WORK ITEM:
Once the line with "#pragma unroll" is found in the data, output it and each following line exactly, up to and including the line with "int lane, f;", and nothing before or after.

BEGIN DATA FOR ANALYSIS

struct PackDesc {
    const float* w; float* wp;
    int64_t ldw, first_block, total;
    int32_t K, rows, cols, transpose, mirror, sb, CI, CO, KC, TW;
};
extern "C" int32_t b2m_weight_pack_plan_size(void) { return (int32_t)sizeof(PackDesc); }
extern "C" int64_t b2m_weight_pack_plan(int32_t n, const int64_t* w, const int64_t* wp, const int64_t* ldw,
                                        const int32_t* K, const int32_t* cin, const int32_t* cout,
                                        const int32_t* transpose, const int32_t* mirror, const int32_t* slice_begin,
                                        const int32_t* slice_count, void* plan_host) {
    B2M_CHECK_ARG(n >= 0 && (n == 0 || (w && wp && ldw && K && cin && cout && transpose && mirror && slice_begin &&
                                        slice_count && plan_host)), "bad arguments");
    PackDesc* d = (PackDesc*)plan_host;
    int64_t blocks = 0;
    for (int i = 0; i < n; ++i) {
        B2M_CHECK_ARG(w[i] && wp[i] && K[i] >= 1 && cin[i] > 0 && cout[i] > 0 && ldw[i] >= cout[i], "bad layer");
        PackDesc e;
        e.w = (const float*)(uintptr_t)w[i]; e.wp = (float*)(uintptr_t)wp[i]; e.ldw = ldw[i];
        e.K = K[i]; e.rows = cin[i]; e.cols = cout[i]; e.transpose = transpose[i]; e.mirror = mirror[i]; e.sb = slice_begin[i];
        if (!transpose[i]) { e.CI = cin[i]; e.CO = cout[i]; }
        else {
            B2M_CHECK_ARG(slice_begin[i] >= 0 && slice_count[i] > 0 && slice_begin[i] + slice_count[i] <= cin[i], "bad channel slice");
            e.CI = cout[i]; e.CO = slice_count[i];
        }
        e.KC = conv_kc(e.CI); e.TW = conv_tw(e.CO, e.K);
        e.total = b2m_weight_pack_size(e.K, e.CI, e.CO);
        e.first_block = blocks;
        blocks += e.total / (64 * e.TW * (e.KC / 4));
        d[i] = e;
    }
    return blocks;
// ... 41 lines not shown
            float v = 0.f;
            if (ci0 + ci_l < d.CI && co0 + co_l < d.CO) {
                if (!d.transpose) v = d.w[((int64_t)k * d.rows + ci0 + ci_l) * d.ldw + co0 + co_l];
                else v = d.w[((int64_t)(d.mirror ? d.K - 1 - k : k) * d.rows + d.sb + co0 + co_l) * d.ldw + ci0 + ci_l];
            }
            tile[ci_l * SW + co_l] = v;
        }
    }
    __syncthreads();
    float* out = d.wp + pb * LW;
    if (KCc == 16) {
        const int e4 = threadIdx.x;
        if (e4 < LW / 4) {
            const int lane = e4 & 63, u = e4 >> 6, q = lane >> 4, i = lane & 15;
            f32x4 v;
#pragma unroll
            for (int r = 0; r < 4; ++r) {
                const int f = 4 * u + r, s_ = f / TW, t = f % TW;
                v[r] = tile[(KS * q + s_) * SW + 16 * t + i];
            }
            *(f32x4*)&out[4 * e4] = v;
        }
    } else {
        for (int e = threadIdx.x; e < LW; e += 256) {
            int lane, f;
            pack_unpos(e, TW * KS, lane, f);
            const int s_ = f / TW, t = f % TW, q = lane >> 4, i = lane & 15;
            out[e] = tile[(KS * q + s_) * SW + 16 * t + i];
        }
    }
}
__global__ __launch_bounds__(256) void weight_pack_batch_kernel(const PackDesc* __restrict__ plan, int n) {
    __shared__ __attribute__((aligned(16))) float tile[16 * 48];
    const int64_t blk0 = (int64_t)blockIdx.x * PACK_PER_WG;
    int lo = 0, hi = n - 1;
    while (lo < hi) {
        const int mid = (lo + hi + 1) >> 1;
        if (plan[mid].first_block <= blk0) lo = mid; else hi = mid - 1;
    }
    for (int it = 0; it < PACK_PER_WG; ++it) {
        const int64_t blk = blk0 + it;
        while (lo + 1 < n && plan[lo + 1].first_block <= blk) ++lo;
        const PackDesc d = plan[lo];
        const int64_t pb = blk - d.first_block;
        if (pb * (64 * d.TW * (d.KC / 4)) >= d.total) return;
        if (d.KC == 16 && d.TW == 3) pack_one_block<16, 3>(d, pb, tile);
        else if (d.KC == 16 && d.TW == 2) pack_one_block<16, 2>(d, pb, tile);
        else pack_one_block<0, 0>(d, pb, tile);
    }
}
extern "C" int b2m_weight_pack_run(const void* plan_dev, int32_t n, int64_t total_blocks, void* stream) {
    B2M_CHECK_ARG(n >= 0 && total_blocks >= 0 && total_blocks < (1ll << 31) && (n == 0 || plan_dev), "bad arguments");
    if (n == 0 || total_blocks == 0) return B2M_OK;
    weight_pack_batch_kernel<<<(unsigned)cdiv64(total_blocks, PACK_PER_WG), 256, 0, (hipStream_t)stream>>>((const PackDesc*)plan_dev, n);
    B2M_LAUNCH_CHECK();
    return B2M_OK;
}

END DATA FOR ANALYSIS

SOLUTION TO THE EXERCISE:
#pragma unroll
            for (int r = 0; r < 4; ++r) {
                const int f = 4 * u + r, s_ = f / TW, t = f % TW;
                v[r] = tile[(KS * q + s_) * SW + 16 * t + i];
            }
            *(f32x4*)&out[4 * e4] = v;
        }
    } else {
        for (int e = threadIdx.x; e < LW; e += 256) {
            int lane, f;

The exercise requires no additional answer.